# Breaking in Boots



## stryk3z (Jan 22, 2015)

yea take the liner out and bake it for like 15 min, should be able to google some quick how to's. After u pull em out strap them on as tight as u can and put something under the toe so u pack it similar to how u would heel carve on the board. should be easy to find something around the house like stack some cardboard or wood/bricks etc. Personally I would recommend it if the liner is easy to pull out cus i had boots that hurt like mofo for 5 days or so before they 'break in' but then again depends on the boot i guess


----------



## Argo (Feb 25, 2010)

Go for a hike in them.


----------



## WasabiCanuck (Apr 29, 2015)

Get them heat molded at a local shop. Even if you bought them online you can probably get them to do it for a fee or you might have to buy something at the shop. Once they have been heat molded wear them around the house. I wore mine vacuuming, cooking, or doing dishes. Or take the dog for a walk with them on. Mine hurt like crazy when I first got them, felt like my toes were being crushed, but they broke-in quick and feel perfect now.


----------



## Wiredsport (Sep 16, 2009)

Hi Philly,

Here are my top suggestions on that: http://www.snowboardingforum.com/boots/225057-heat-fit-faq-love-your-feet.html


----------



## stryk3z (Jan 22, 2015)

Wiredsport said:


> Hi Philly,
> 
> Here are my top suggestions on that: http://www.snowboardingforum.com/boots/225057-heat-fit-faq-love-your-feet.html


Great post, good to know


----------



## Fielding (Feb 15, 2015)

You can heat mold them at home with rice. 

Rice Molding Instructions A La Intuition



WasabiCanuck said:


> Get them heat molded at a local shop. Even if you bought them online you can probably get them to do it for a fee or you might have to buy something at the shop. Once they have been heat molded wear them around the house. I wore mine vacuuming, cooking, or doing dishes. Or take the dog for a walk with them on. Mine hurt like crazy when I first got them, felt like my toes were being crushed, but they broke-in quick and feel perfect now.


----------



## snowman55 (Feb 17, 2012)

I've had it done at a store and also did it myself at home using the rice method. I really couldn't tell a difference between the two. Just be careful the rice isn't too hot. I think the max temperature should not go over 240F degrees. I used a cooking thermometer to check.


----------



## ekb18c (Mar 11, 2013)

Rice rice baby! It works very well..


----------



## Wiredsport (Sep 16, 2009)

There are two very common problems with the rice method. Undercook and you will get a partial depth result (or no change). Overcook and liners can easily be ruined (hardening, knots, contraction). A professional heat fit is typically very inexpensive and will save you guesswork and potential headaches.

STOKED!


----------



## timmytard (Mar 19, 2009)

Wiredsport said:


> There are two very common problems with the rice method. Undercook and you will get a partial depth result (or no change). Overcook and liners can easily be ruined (hardening, knots, contraction). A professional heat fit is typically very inexpensive and will save you guesswork and potential headaches.
> 
> STOKED!


You forgot one wired, come on don't tell me you didn't know this one?

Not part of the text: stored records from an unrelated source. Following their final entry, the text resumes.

template <int NB, int KL = 4, bool ST = false, bool SER = false>
__global__ void __launch_bounds__(64 * kTileWaves, NB <= 4 ? 2 : 1) celerite_tile_kernel(const ScanParams p, const double* __restrict__ btab,
                                                                                          const double* __restrict__ pairs)
{
    constexpr int TS = 3 * NB * 256 + 16 * NB + 16, TSP = (TS + 127) & ~127;
    static_assert(!(ST && SER), "the gradient's forward pass takes the shared series only");
    extern __shared__ double lds_[];
    const int tid = threadIdx.x;
    const int w = __builtin_amdgcn_readfirstlane(tid >> 6);
    const int lane = tid & 63, q = lane >> 4, c16 = lane & 15;
    const int64_t b = (int64_t)blockIdx.x * kTileWaves + w;
    if (b >= p.B) return;
    const int64_t N = p.N;
    const int J = p.J, R = p.R;
    const int64_t NW = (N + KW - 1) / KW;
    const int64_t RSB = TSP + 256 * (int64_t)J;
    TileWave<NB>& sw = reinterpret_cast<TileWave<NB>*>(lds_)[w];
    const __amdgpu_buffer_rsrc_t rs_tab = __builtin_amdgcn_make_buffer_rsrc(const_cast<double*>(btab), 0, 0x7ffffffc, 0x00020000);
    const __amdgpu_buffer_rsrc_t rs_pw = __builtin_amdgcn_make_buffer_rsrc(const_cast<double*>(pairs + b * NW * 128), 0, 0x7ffffffc, 0x00020000);
    const int lane8 = lane * 8;
    const int rsb8 = (int)(RSB * 8);
    constexpr int Jy = NB - 1;
    const int ry = R & 15;
    const double mu = p.mu ? p.mu[b] : 0.0;
    const double nu = p.nu ? p.nu[b] : 1.0;
    const bool has_nu = p.nu != nullptr;
    const double* __restrict__ Ab_ = p.A + b * J;
    const double* __restrict__ Bb_ = p.Bc + b * J;
    double suma = 0.0;
    for (int j = 0; j < J; ++j) suma += Ab_[j];

    for (int r = lane; r < 16 * NB; r += 64) {
        double a = 0.0, bb = 0.0;
        if (r < R) {
            const int rm = p.rowmap[r];
            const int term = rm & 0xfffff;
            a = Ab_[term];
            bb = ((rm >> 30) & 1) ? -Bb_[term] : Bb_[term];
        }
        sw.albe[r] = double2{a, bb};
    }
    constexpr int NU = NB * (NB - 1) / 2;
    for (int i = lane; i < (NU > 0 ? NU : 1) * 16 * 18; i += 64) (&sw.up[0][0])[i] = 0.0;
    asm volatile("s_waitcnt lgkmcnt(0)" ::: "memory");

    constexpr int NT = NB * (NB + 1) / 2;
    auto tix = [](int I, int Jc) constexpr { return I * (I + 1) / 2 + Jc; };
    auto uix = [](int I, int Jc) constexpr { return I * (I - 1) / 2 + Jc; };
    d4 T[NT];
#pragma unroll
    for (int i = 0; i < NT; ++i) T[i] = d4{0.0, 0.0, 0.0, 0.0};
    double Uf[NB][4];

    double cvn[4], cxn[4];
    auto live_k = [](int I, int ks) constexpr { return I < NB - 1 || ks < KL; };
    auto fetch_u = [&](int64_t k, int I) __attribute__((always_inline)) {
        const int so = (int)k * rsb8;
#pragma unroll
        for (int ks = 0; ks < 4; ++ks) {
            if (!live_k(I, ks)) continue;
            cvn[ks] = buf_load_f64(rs_tab, lane8, so + (I * 4 + ks) * 512);
            cxn[ks] = buf_load_f64(rs_tab, lane8, so + (NB * 256 + (I * 4 + ks) * 64) * 8);
        }
    };
    auto form_u = [&](int I) __attribute__((always_inline)) {
        if (I == NB - 1 && KL == 0) return;
        double2 cf[4];
#pragma unroll
        for (int ks = 0; ks < 4; ++ks)
            if (live_k(I, ks)) cf[ks] = sw.albe[16 * I + 4 * ks + q];
        asm volatile("s_waitcnt lgkmcnt(0)" ::: "memory");
#pragma unroll
        for (int ks = 0; ks < 4; ++ks)
            if (live_k(I, ks)) Uf[I][ks] = fma(cf[ks].x, cvn[ks], cf[ks].y * cxn[ks]);
    };
    constexpr int NCK = (16 * NB + 16 + 63) / 64;
    double ckpre[NCK];
    auto fetch_ck = [&](int64_t k) __attribute__((always_inline)) {
        const int so = (int)k * rsb8 + 3 * NB * 256 * 8;
#pragma unroll
        for (int i = 0; i < NCK; ++i) ckpre[i] = buf_load_f64(rs_tab, lane8, so + 512 * i);
    };
    int pidx[4];
#pragma unroll
    for (int g = 0; g < 4; ++g) {
        const int r = 4 * g + q, hi = r > c16 ? r : c16, lo = r > c16 ? c16 : r;
        pidx[g] = 8 * (r == c16 ? 127 : hi * (hi - 1) / 2 + lo);
    }
    const int gd = (c16 - q) >> 2;
    const bool on_diag = ((c16 - q) & 3) == 0;
    double apre[4];
    auto fetch_A = [&](int64_t k) __attribute__((always_inline)) {
#pragma unroll
        for (int g = 0; g < 4; ++g) apre[g] = buf_load_f64(rs_pw, pidx[g], (int)k * 1024);
    };
    [[maybe_unused]] double ypre = 0.0, spre = 0.0;
    auto fetch_series = [&](int64_t k) __attribute__((always_inline)) {
        if constexpr (SER) {
            int64_t n = k * KW + c16;
            n = n < N ? n : N - 1;
            ypre = p.Y[b * N + n];
            spre = p.S2[b * N + n];
        }
    };
    fetch_A(0);
    fetch_ck(0);
    fetch_series(0);
#pragma unroll
    for (int I = 0; I < NB; ++I) {
        fetch_u(0, I);
        form_u(I);
    }
    const double mu_y = c16 == ry ? mu : 0.0;
    const int64_t k_ragged = (N % KW) ? NW - 1 : NW;
    double quad = 0.0;
    double Pm = 1.0;
    int Pe = 0;
    bool nonpd = false;

    PIORAN_TSTAMP_DECL
    for (int64_t k = 0; k < NW; ++k) {
        PIORAN_TSTAMP(0);
        const int wso = (int)k * rsb8;
        const bool more = k + 1 < NW;
#pragma unroll
        for (int i = 0; i < NCK; ++i)
            if (lane + 64 * i < 16 * NB + 16) sw.ck[lane + 64 * i] = ckpre[i];
        if constexpr (SER) {
            asm volatile("s_waitcnt lgkmcnt(0)" ::: "memory");
            if (lane < 16) { sw.ys[lane] = ypre; sw.ck[16 * NB + lane] = spre; }
        }
        if (more) { fetch_ck(k + 1); fetch_series(k + 1); }
        if constexpr (ST) {
            d4* gtk = reinterpret_cast<d4*>(p.gw + ((b * NW + k) * NT) * 256);
#pragma unroll
            for (int i = 0; i < NT; ++i) gtk[i * 64 + lane] = T[i];
        }
        constexpr bool VHA = NB <= 3 || NB >= 5;
        [[maybe_unused]] double vha[VHA ? NB : 1][4];
        if constexpr (VHA) {
#pragma unroll
            for (int I = 0; I < NB; ++I)
#pragma unroll
                for (int g = 0; g < 4; ++g) vha[I][g] = buf_load_f64(rs_tab, lane8, wso + (2 * NB * 256 + (I * 4 + g) * 64) * 8);
            if (k == k_ragged) {
#pragma unroll
                for (int I = 0; I < NB; ++I)
#pragma unroll
                    for (int g = 0; g < 4; ++g)
                        if (k * KW + 4 * g + q >= N) vha[I][g] = I == Jy ? mu_y : 0.0;
            }
        }
        d4 x[NB];
#pragma unroll
        for (int Jc = 0; Jc < NB; ++Jc) {
            d4 acc = {0.0, 0.0, 0.0, 0.0};
#pragma unroll
            for (int I = 0; I < Jc; ++I) {
                double bt[4];
#pragma unroll
                for (int ks = 0; ks < 4; ++ks) bt[ks] = sw.up[uix(Jc, I)][c16 * 18 + 4 * ks + q];
#pragma unroll
                for (int ks = 0; ks < 4; ++ks) acc = __builtin_amdgcn_mfma_f64_16x16x4f64(Uf[I][ks], bt[ks], acc, 0, 0, 0);
            }
#pragma unroll
            for (int I = Jc; I < NB; ++I)
#pragma unroll
                for (int ks = 0; ks < 4; ++ks)
                    if (live_k(I, ks)) acc = __builtin_amdgcn_mfma_f64_16x16x4f64(Uf[I][ks], T[tix(I, Jc)][ks], acc, 0, 0, 0);
            x[Jc] = acc;
        }
        PIORAN_TSTAMP(1);
        d4 G = {0.0, 0.0, 0.0, 0.0};
        double vh[4];
        if constexpr (!VHA) {
#pragma unroll
            for (int g = 0; g < 4; ++g) vh[g] = buf_load_f64(rs_tab, lane8, wso + (2 * NB * 256 + g * 64) * 8);
        }
        [[maybe_unused]] double ysv[4] = {0.0, 0.0, 0.0, 0.0};
        if constexpr (SER) {
#pragma unroll
            for (int g = 0; g < 4; ++g) ysv[g] = sw.ys[4 * g + q];
        }
#pragma unroll
        for (int Jc = 0; Jc < NB; ++Jc) {
            const bool gk = Jc < NB - 1 || KL > 0;
            if (gk) {
#pragma unroll
                for (int g = 0; g < 4; ++g) sw.scr[(4 * g + q) * 18 + c16] = x[Jc][g];
            }
            PIORAN_LDS_ORDER();
            double mb[4];
#pragma unroll
            for (int ks = 0; ks < 4; ++ks)
                if (live_k(Jc, ks)) mb[ks] = sw.scr[c16 * 18 + 4 * ks + q];
            const double ckc = sw.ck[16 * Jc + c16];
            asm volatile("s_waitcnt lgkmcnt(0)" ::: "memory");
#pragma unroll
            for (int ks = 0; ks < 4; ++ks)
                if (live_k(Jc, ks)) G = __builtin_amdgcn_mfma_f64_16x16x4f64(Uf[Jc][ks], mb[ks], G, 0, 0, 0);
#pragma unroll
            for (int g = 0; g < 4; ++g) {
                double v;
                if constexpr (VHA) v = vha[Jc][g]; else v = vh[g];
                if (Jc == Jy) v -= mu_y;
                x[Jc][g] = fma(-ckc, x[Jc][g], v);
                asm volatile("" : "+v"(x[Jc][g]));
            }
            if constexpr (!VHA) {
                if (Jc + 1 < NB) {
#pragma unroll
                    for (int g = 0; g < 4; ++g) vh[g] = buf_load_f64(rs_tab, lane8, wso + (2 * NB * 256 + ((Jc + 1) * 4 + g) * 64) * 8);
                }
            }
            __builtin_amdgcn_sched_barrier(0);
        }
        if constexpr (!VHA) {
            if (k == k_ragged) {
#pragma unroll
                for (int Jc = 0; Jc < NB; ++Jc)
#pragma unroll
                    for (int g = 0; g < 4; ++g) {
                        const double vt = buf_load_f64(rs_tab, lane8, wso + (2 * NB * 256 + (Jc * 4 + g) * 64) * 8);
                        if (k * KW + 4 * g + q >= N) x[Jc][g] -= Jc == Jy ? vt - mu_y : vt;
                    }
            }
        }
        if constexpr (SER) {
#pragma unroll
            for (int g = 0; g < 4; ++g) {
                double vt;
                if constexpr (VHA) vt = vha[Jy][g]; else vt = buf_load_f64(rs_tab, lane8, wso + (2 * NB * 256 + (Jy * 4 + g) * 64) * 8);
                const bool pad = k == k_ragged && k * KW + 4 * g + q >= N;
                if (c16 == ry && !pad) x[Jy][g] += ysv[g] - vt;
            }
        }
        PIORAN_TSTAMP(2);
        PIORAN_TSTAMP(3);
        {
            const double s2n = sw.ck[16 * NB + c16];
            const double dg = k * KW + c16 < N ? suma + (has_nu ? nu * s2n : s2n) : 1.0;
#pragma unroll
            for (int g = 0; g < 4; ++g) sw.scr[(4 * g + q) * 16 + c16] = ((on_diag && g == gd) ? dg : apre[g]) - G[g];
        }
        if (k + 1 < NW) fetch_A(k + 1);
        PIORAN_LDS_ORDER();
        double m[16];
#pragma unroll
        for (int j = 0; j < 16; ++j) m[j] = sw.scr[j * 16 + c16];
        asm volatile("s_waitcnt lgkmcnt(0)" ::: "memory");
        PIORAN_TSTAMP(4);
        __builtin_amdgcn_s_setprio(2);
        double mult = ldl_first_mult(m, c16);
        static_for<0, 16>([&](auto Pc) __attribute__((always_inline)) { ldl_step<decltype(Pc)::value>(m, mult, c16); });
        __builtin_amdgcn_s_setprio(0);
        PIORAN_TSTAMP(5);
        if (q == 0) {
            double2* dst = reinterpret_cast<double2*>(sw.scr + c16 * 18);
#pragma unroll
            for (int j = 0; j < 16; j += 2) dst[j / 2] = double2{m[j], m[j + 1]};
        }
        PIORAN_LDS_ORDER();
        double li[4], idv[4];
#pragma unroll
        for (int ks = 0; ks < 4; ++ks) {
            const int kk = 4 * ks + q;
            const double lv = sw.scr[kk * 18 + c16];
            idv[ks] = recip_f64(sw.scr[kk * 18 + kk]);
            li[ks] = kk < c16 ? lv * idv[ks] : (kk == c16 ? 1.0 : 0.0);
        }
        {
            const double dj = sw.scr[c16 * 18 + c16];
            nonpd |= !(dj > 0.0);
            Pm *= (k == 0 && c16 == 0) ? dj : fabs(dj);
            int ex;
            Pm = frexp(Pm, &ex);
            Pe += ex;
        }
        asm volatile("s_waitcnt lgkmcnt(0)" ::: "memory");
        PIORAN_TSTAMP(6);
        if (more) fetch_u(k + 1, 0);
        __builtin_amdgcn_sched_barrier(0);
        d4 yt[NB];
#pragma unroll
        for (int Jc = 0; Jc < NB; ++Jc) {
            d4 a = {0.0, 0.0, 0.0, 0.0};
#pragma unroll
            for (int ks = 0; ks < 4; ++ks) a = __builtin_amdgcn_mfma_f64_16x16x4f64(li[ks], x[Jc][ks], a, 0, 0, 0);
            yt[Jc] = a;
        }
        PIORAN_TSTAMP(7);
        constexpr bool CKP = NB <= 3 || NB >= 5;
        [[maybe_unused]] double ckrow[CKP ? NB : 1][4], ckcol[CKP ? NB : 1];
        if constexpr (CKP) {
#pragma unroll
            for (int I = 0; I < NB; ++I) {
#pragma unroll
                for (int g = 0; g < 4; ++g) ckrow[I][g] = sw.ck[16 * I + 4 * g + q];
                ckcol[I] = sw.ck[16 * I + c16];
            }
        }
        auto ck_row = [&](int I, int g) __attribute__((always_inline)) -> double { if constexpr (CKP) return ckrow[I][g]; else return sw.ck[16 * I + 4 * g + q]; };
#pragma unroll
        for (int Jc = 0; Jc < NB; ++Jc) {
            if (more) {
                form_u(Jc);
                if (Jc + 1 < NB) fetch_u(k + 1, Jc + 1);
            }
            double ysc[4];
            double ckc;
            if constexpr (CKP) ckc = ckcol[Jc]; else ckc = sw.ck[16 * Jc + c16];
#pragma unroll
            for (int g = 0; g < 4; ++g) {
                ysc[g] = yt[Jc][g] * idv[g];
                if (Jc == Jy) quad = fma(yt[Jc][g], ysc[g], quad);
            }
#pragma unroll
            for (int I = Jc; I < NB; ++I) {
#pragma unroll
                for (int g = 0; g < 4; ++g) T[tix(I, Jc)][g] *= ck_row(I, g) * ckc;
#pragma unroll
                for (int ks = 0; ks < 4; ++ks) T[tix(I, Jc)] = __builtin_amdgcn_mfma_f64_16x16x4f64(yt[I][ks], ysc[ks], T[tix(I, Jc)], 0, 0, 0);
                if (Jc < I) {
#pragma unroll
                    for (int g = 0; g < 4; ++g) sw.up[uix(I, Jc)][(4 * g + q) * 18 + c16] = T[tix(I, Jc)][g];
                }
            }
            __builtin_amdgcn_sched_barrier(0);
        }
        PIORAN_TSTAMP(8);
        PIORAN_LDS_ORDER();
    }

    PIORAN_TSTAMP_FLUSH
    asm volatile("s_waitcnt lgkmcnt(0)" ::: "memory");
    if (c16 == ry) sw.scr[q] = quad;
    if (q == 0) sw.scr[16 + c16] = log(Pm) + (double)Pe * 0.6931471805599453094;
    const bool any_nonpd = __builtin_amdgcn_ballot_w64(nonpd) != 0;
    asm volatile("s_waitcnt lgkmcnt(0)" ::: "memory");
    if (lane == 0) {
        const double qs = (sw.scr[0] + sw.scr[1]) + (sw.scr[2] + sw.scr[3]);
        double logdet = 0.0;
        for (int j = 0; j < 16; ++j) logdet += sw.scr[16 + j];
        const double res = -0.5 * logdet - 0.5 * (double)N * 1.8378770664093454836 - 0.5 * qs;
        p.out[b] = res;
        if (p.status) p.status[b] = !isfinite(res) ? 2 : (any_nonpd ? 1 : 0);
    }
}

template <int NB, bool CD = false>
struct TileAdjWave {
    double scr[16 * 18];
    double srm[16 * 16];
    double2 albe[16 * NB];
    double ck[16 * NB + 16];
    double qy[16];
    double red[16 * NB][4];
    double tk[NB * (NB + 1) / 2][16 * 18];
    double upB[NB > 1 ? NB * (NB - 1) / 2 : 1][16 * 18];
    double mw[CD ? NB : 1][CD ? 256 : 1];
    double accd[CD ? 2 * NB : 1][CD ? 64 : 1];
    double tm[CD ? 24 : 1];
    double scrb[(NB <= 3 && !CD) ? NB : 1][(NB <= 3 && !CD) ? 16 * 18 : 1];
    double acab[2 * NB][64];
};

The proper seasoning, and a little soy sauce.:wink:
Mmm, proper fitting boots.


TT


----------



## Fielding (Feb 15, 2015)

For a super aggressive small fit I suggest getting custom footbeds. If they're made right then they'll allow you to sit your heel deeper in the heel pocket. And by having the firm bed conform completely to your arch you will be anchored in the heel pocket. It'll actually make the boot fit and feel better. Get your heat fit with the custom beds in place. This time of the year you can get customs cheap. Custom footbeds are money well spent. In addition to the beds you basically get a pro boot fitting to go with them for the price. Maybve not the same as a full fit-up. But pretty close.


phillyphan said:


> Hey guys,
> 
> When I started snowboarding a couple years ago I was size 13. After reading the boot-sizing thread, I'm trying to get down to a size 11. I started the year w/ a size 12 and they packed out and are a little big. I got a steal on a pair of Salomon Malamutes size 11. Brand new from Backcountry on GearTrade since they were returns. Toes are a little tight up against the end. Once it packs out, they will be perfect it seems. Is there a way I can pack them out at my house before my last trip of the season? Should I get them thermo-fitted on my next trip before I head up the mountain? I know some people are against thremo-fitting. Thanks in advance.


----------



## mojo maestro (Jan 6, 2009)

Call me old fashioned................I just wear mine whilst soaking in da hot tub.....................


----------



## Bataleon85 (Apr 29, 2017)

If you're going to heat mold them at home, get a proper toe cap kit. 32 makes one and so do a few other manufacturers. Google it. Please don't use bunched up socks or whatever people use. I used to be a boot fitter at a shop and soooo many people would come in with uneven toe boxes and discomfort areas and home molding was almost always the culprit. When you self mold a boot you need to do it with either just your socked foot, as you would ride, or with an even shaped toe cap designed for this specific use. Bunched up socks or other objects like that mold the heated liner into whatever shape they happen to be in and then you end up with sloppy fucked up boots. So yeah do your homework before home molding. 

Sent from my SM-G935T using Tapatalk


----------



## phillyphan (Sep 22, 2016)

Bataleon85 said:


> If you're going to heat mold them at home, get a proper toe cap kit. 32 makes one and so do a few other manufacturers. Google it. Please don't use bunched up socks or whatever people use. I used to be a boot fitter at a shop and soooo many people would come in with uneven toe boxes and discomfort areas and home molding was almost always the culprit. When you self mold a boot you need to do it with either just your socked foot, as you would ride, or with an even shaped toe cap designed for this specific use. Bunched up socks or other objects like that mold the heated liner into whatever shape they happen to be in and then you end up with sloppy fucked up boots. So yeah do your homework before home molding.
> 
> Sent from my SM-G935T using Tapatalk


I ended up just wearing them and breaking them in over a few days. I was leary about how tight they were, but they broke in quick and weren't bad when riding. HUGE props to @Wiredsport and the boot sizing thread. Down to size 11 from size 13 when I began riding.


----------



## Bataleon85 (Apr 29, 2017)

Whirred. I rarely heat mold unless something is really ungodly tight. Usually just riding is adequate providing it's the right size. 

Sent from my SM-G935T using Tapatalk


----------